# the church by greenhouse seeds



## astrobud (May 18, 2009)

ok so i had to cut it about a week early, was running out of room with everything getting so big but here is what i got. of course i was cutting small buds a couple of weeks ago(got to do what you have to do)so i diddnt get as much as i had hoped i still will end up with about 2 ozs smokeable. this strain is a big producer with room to grow and the smoke is very,very good. its as good if not better than what i would pay 100$ a 1/4 oz for here. great smell, great taste. being fem seeds (i have 4 left) next time i will just grow 2 , veg em till 12 inchs, then ill have room. i would say try this strain, easy to grow
View attachment 114384


----------



## maximummax (Jan 2, 2010)

I also like "the church". My buddy and I have grown it 3 or 4 crops apiece.
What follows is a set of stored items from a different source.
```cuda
__global__ void __launch_bounds__(MERGE_THREADS)
zb_merge_small_kernel(const u8* __restrict__ src, const ZbDictSlot* __restrict__ dicts, const ZbBlock* __restrict__ blocks, u32 nbBlocks, ZbStrides sd, const ZbSegMeta* __restrict__ segmeta,
                      u64* __restrict__ seqs, u8* __restrict__ lits, ZbBlockMeta* __restrict__ meta)
{
    u32 const lane = threadIdx.x & 31u;
    u32 const b = blockIdx.x * (MERGE_THREADS / 32u) + (threadIdx.x >> 5);
    if (b >= nbBlocks) return;
    ZbBlock const bd = blocks[b];
    if (bd.size < 7u) return;
    u64* const myseq = seqs + (size_t)b * sd.seq;
    u8* const mylit = lits + (size_t)b * sd.lit;
    const u8* const in = src + bd.srcOff;
    u32 const nbSeq = segmeta[b].nbSeq;
    ZbRepHist hist; hist.r1 = 0; hist.r2 = 0; hist.r3 = 0;
    if (bd.flags & ZB_FLAG_FIRST) {
        hist.r1 = 1u; hist.r2 = 4u; hist.r3 = 8u;
        if (dicts) { hist.r1 = dicts[bd.dictSlot].codeRep[0]; hist.r2 = dicts[bd.dictSlot].codeRep[1]; hist.r3 = dicts[bd.dictSlot].codeRep[2]; }
    }
    u32 posL = 0, posA = 0;
    for (u32 t0 = 0; t0 < nbSeq; t0 += 32u) {
        u32 const i = t0 + lane;
        u64 const r = (i < nbSeq) ? myseq[i] : 0ull;
        u32 const ms = ZB_RAW_MS(r), ml = ZB_RAW_MLEN(r), off = ZB_RAW_OFF(r);
        u32 const myEnd = (i < nbSeq) ? ms + ml : 0u;
        u32 prevEnd = __shfl_up_sync(ZB_FULL, myEnd, 1);
        if (lane == 0u) prevEnd = posA;
        u32 const ll = (i < nbSeq) ? ms - prevEnd : 0u;
        u32 const adv = ll + ((i < nbSeq) ? ml : 0u);
        u32 inL = ll;
#pragma unroll
        for (u32 o = 1; o < 32u; o <<= 1) { u32 const x = __shfl_up_sync(ZB_FULL, inL, o); if (lane >= o) inL += x; }
        u32 code = 0;
        u32 const cnt = min(32u, nbSeq - t0);
        for (u32 j = 0; j < cnt; j++) {
            u32 const o = __shfl_sync(ZB_FULL, off, (int)j), l = __shfl_sync(ZB_FULL, ll, (int)j);
            u32 const c = zb_rep_code(hist, o, l);
            if (lane == j) code = c;
        }
        if (i < nbSeq) {
            const u8* const from = in + prevEnd;
            u8* const to = mylit + posL + inL - ll;
            for (u32 x = 0; x < ll; x++) to[x] = from[x];
            myseq[i] = zb_pack_seq(code, ll, ml);
        }
        posL += __shfl_sync(ZB_FULL, inL, 31);
        posA = __shfl_sync(ZB_FULL, myEnd, (int)(cnt - 1u));
        (void)adv;
    }
    u32 const lastLits = bd.size - posA;
    for (u32 x = lane; x < lastLits; x += 32u) mylit[posL + x] = in[posA + x];
    if (lane == 0) {
        ZbBlockMeta m; m.nbSeq = nbSeq; m.litSize = posL + lastLits; m.litSecSize = 0; m.bodySize = 0;
        m.type = ZB_BT_COMPRESSED; m.forceRaw = 0; m.rleByte = 0; m.pad = 0;
        meta[b] = m;
    }
}

template <int MLS, int P>
static cudaError_t zb_launch_walk_p(const u8* d_src, const ZbDictSlot* d_dicts, const ZbChunk* d_chunks, u32 nbChunks, u32 N, u32 insStep, const ZbStrides& sd,
                                    u32 slotFirstBlock, u16* d_dist, u32* d_far, u32 imageOff, bool build, cudaStream_t stream)
{
    cudaError_t const e = cudaFuncSetAttribute(zb_walk_kernel<MLS, P>, cudaFuncAttributeMaxDynamicSharedMemorySize, 226 * 1024);
    if (e != cudaSuccess) return e;
    zb_walk_kernel<MLS, P><<<nbChunks, ZB_BATCH / P, (size_t)N * 4u, stream>>>(d_src, d_dicts, d_chunks, insStep, N, sd, slotFirstBlock, d_dist, d_far, imageOff, build);
    return cudaGetLastError();
}
template <int MLS>
static cudaError_t zb_launch_walk_m(const u8* d_src, const ZbDictSlot* d_dicts, const ZbChunk* d_chunks, u32 nbChunks, u32 N, u32 insStep, const ZbStrides& sd,
                                    u32 slotFirstBlock, u16* d_dist, u32* d_far, u32 imageOff, bool build, cudaStream_t stream)
{
    size_t const smem = (size_t)N * 4u;
    if (smem <= 56u * 1024u)  return zb_launch_walk_p<MLS, WALK_P_SMALL>(d_src, d_dicts, d_chunks, nbChunks, N, insStep, sd, slotFirstBlock, d_dist, d_far, imageOff, build, stream);
    if (smem <= 113u * 1024u) return zb_launch_walk_p<MLS, WALK_P_MID>(d_src, d_dicts, d_chunks, nbChunks, N, insStep, sd, slotFirstBlock, d_dist, d_far, imageOff, build, stream);
    return zb_launch_walk_p<MLS, 1>(d_src, d_dicts, d_chunks, nbChunks, N, insStep, sd, slotFirstBlock, d_dist, d_far, imageOff, build, stream);
}
extern "C" cudaError_t zb_launch_walk(const u8* d_src, const ZbDictSlot* d_dicts, const ZbChunk* d_chunks, u32 nbChunks, u32 mls, u32 N, u32 insStep, const ZbStrides& sd,
                                      u32 slotFirstBlock, u16* d_dist, u32* d_far, u32 imageOff, bool build, cudaStream_t stream)
{
    switch (mls) {
    case 4: return zb_launch_walk_m<4>(d_src, d_dicts, d_chunks, nbChunks, N, insStep, sd, slotFirstBlock, d_dist, d_far, imageOff, build, stream);
    case 5: return zb_launch_walk_m<5>(d_src, d_dicts, d_chunks, nbChunks, N, insStep, sd, slotFirstBlock, d_dist, d_far, imageOff, build, stream);
    case 6: return zb_launch_walk_m<6>(d_src, d_dicts, d_chunks, nbChunks, N, insStep, sd, slotFirstBlock, d_dist, d_far, imageOff, build, stream);
    case 7: return zb_launch_walk_m<7>(d_src, d_dicts, d_chunks, nbChunks, N, insStep, sd, slotFirstBlock, d_dist, d_far, imageOff, build, stream);
    default: return zb_launch_walk_m<8>(d_src, d_dicts, d_chunks, nbChunks, N, insStep, sd, slotFirstBlock, d_dist, d_far, imageOff, build, stream);
    }
}

extern "C" cudaError_t zb_launch_dict_images(const ZbDictSlot* d_dicts, const ZbChunk* d_imageChunks, u32 nbImages, const ZbParams* prm, cudaStream_t stream)
{
    if (nbImages == 0) return cudaSuccess;
    ZbStrides const sd = zb_strides(ZB_BLOCK_MAX);
    cudaError_t e = zb_launch_walk(nullptr, d_dicts, d_imageChunks, nbImages, prm->mls, prm->tableN, prm->insStep, sd, 0, nullptr, nullptr, 0, true, stream);
    if (e == cudaSuccess && prm->strategy == 2)
        e = zb_launch_walk(nullptr, d_dicts, d_imageChunks, nbImages, 8, prm->tableNLong, prm->insStep, sd, 0, nullptr, nullptr, prm->tableN, true, stream);
    return e;
}

extern "C" cudaError_t zb_launch_match(const u8* d_src, const ZbDictSlot* d_dicts, bool dict, const ZbBlock* d_blocks, u32 nbBlocks,
                                       const ZbChunk* d_chunks, u32 nbChunks, u32 slotFirstBlock, const ZbParams* prm, const ZbWorkRows* rows,
                                       cudaEvent_t evMid, cudaStream_t stream, const ZbLdmView* ldm)
{
    if (nbBlocks == 0) return cudaSuccess;
    ZbStrides const sd = rows->sd;
    u16* const d_dist = rows->dist; u32* const d_far = rows->far; u16* const d_dist2 = rows->dist2; u32* const d_far2 = rows->far2;
    u64* const d_seqs = rows->seqs; ZbBlockMeta* const d_meta = rows->meta; ZbSegMeta* const d_segmeta = rows->segmeta;
    cudaError_t e;
    u32 const segs = zb_segsPerRow(sd);
    u32 const sgrid = (u32)(((u64)nbBlocks * segs + PARSE_WARPS - 1) / PARSE_WARPS);
    if (prm->strategy == 2) {
        e = zb_launch_walk(d_src, d_dicts, d_chunks, nbChunks, 8, prm->tableNLong, prm->insStep, sd, slotFirstBlock, d_dist, d_far, prm->tableN, false, stream); if (e != cudaSuccess) return e;
        e = zb_launch_walk(d_src, d_dicts, d_chunks, nbChunks, prm->mls, prm->tableN, prm->insStep, sd, slotFirstBlock, d_dist2, d_far2, 0, false, stream); if (e != cudaSuccess) return e;
        if (evMid) cudaEventRecord(evMid, stream);
        if (dict) zb_parse_dfast_kernel<true><<<sgrid, 32 * PARSE_WARPS, 0, stream>>>(d_src, d_dicts, d_blocks, nbBlocks, *prm, sd, d_dist, d_far, d_dist2, d_far2, d_seqs, d_meta, d_segmeta);
        else      zb_parse_dfast_kernel<false><<<sgrid, 32 * PARSE_WARPS, 0, stream>>>(d_src, d_dicts, d_blocks, nbBlocks, *prm, sd, d_dist, d_far, d_dist2, d_far2, d_seqs, d_meta, d_segmeta);
    } else {
        if (prm->stepSize < 2u) return cudaErrorInvalidValue;
        e = zb_launch_walk(d_src, d_dicts, d_chunks, nbChunks, prm->mls, prm->tableN, prm->insStep, sd, slotFirstBlock, d_dist, d_far, 0, false, stream); if (e != cudaSuccess) return e;
        if (evMid) cudaEventRecord(evMid, stream);
        if (dict) zb_parse_kernel<true><<<sgrid, 32 * PARSE_WARPS, 0, stream>>>(d_src, d_dicts, d_blocks, nbBlocks, *prm, sd, d_dist, d_far, d_seqs, d_meta, d_segmeta);
        else      zb_parse_kernel<false><<<sgrid, 32 * PARSE_WARPS, 0, stream>>>(d_src, d_dicts, d_blocks, nbBlocks, *prm, sd, d_dist, d_far, d_seqs, d_meta, d_segmeta);
    }
    return zb_launch_merge(d_src, d_dicts, d_blocks, nbBlocks, rows, ldm, stream);
}

extern "C" cudaError_t zb_launch_merge(const u8* d_src, const ZbDictSlot* d_dicts, const ZbBlock* d_blocks, u32 nbBlocks, const ZbWorkRows* rows,
                                       const ZbLdmView* ldm, cudaStream_t stream)
{
    if (nbBlocks == 0) return cudaSuccess;
    ZbStrides const sd = rows->sd;
    u32 const segs = zb_segsPerRow(sd);
    if (segs == 1u && sd.dist <= 8192u)
        zb_merge_small_kernel<<<(nbBlocks + MERGE_THREADS / 32u - 1u) / (MERGE_THREADS / 32u), MERGE_THREADS, 0, stream>>>(d_src, d_dicts, d_blocks, nbBlocks, sd, rows->segmeta, rows->seqs, rows->lits, rows->meta);
    else if (ldm)
        zb_merge_segments_kernel<true><<<nbBlocks, MERGE_THREADS, 0, stream>>>(d_src, d_dicts, d_blocks, sd, rows->segmeta, rows->seqs, rows->lits, rows->meta, *ldm, rows->far, rows->dist);
    else
        zb_merge_segments_kernel<false><<<nbBlocks, MERGE_THREADS, 0, stream>>>(d_src, d_dicts, d_blocks, sd, rows->segmeta, rows->seqs, rows->lits, rows->meta, ZbLdmView(), nullptr, nullptr);
    return cudaGetLastError();
}
```

### zstd_b200/csrc/zb_merge.cuh

```cuda
#ifndef ZB_MERGE_CUH
#define ZB_MERGE_CUH
#include "zb_common.h"
#include "zb_device.cuh"

#define MERGE_THREADS 256
#define MERGE_TILE 1024u
#define MERGE_PER (MERGE_TILE / MERGE_THREADS)
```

Our yields were good and odor, stickiness, and flavor are all good. The buds themselves don't get real huge but the plant puts out alot of them! Other than the colas the buds look like golf balls all over the place and lots of them! I felt the church is easy to grow and would recommend it to someone to give a try.
Looks like you have been please with yours. Good to hear it. I have seeds left also and plan to grow it again in the future when my stash gets thin and hopefully my improved skills will make it even better!:hubba: 

Good luck
Max


----------



## the chef (Jan 2, 2010)

Got a single seed of the church. Gonna have to pop her soon thanks fer the info.


----------



## Locked (Jan 2, 2010)

Yeah good to know....maybe i can get a chance to grow this strain out sometime in 2025....I am kinda backed up with beans right now...


----------



## JustAnotherAntMarching (Jan 2, 2010)

Im sitting on a couple of those beans myself and i have read nothing bad about the strain at all...  Maybe its time to add them to the mix...?????


----------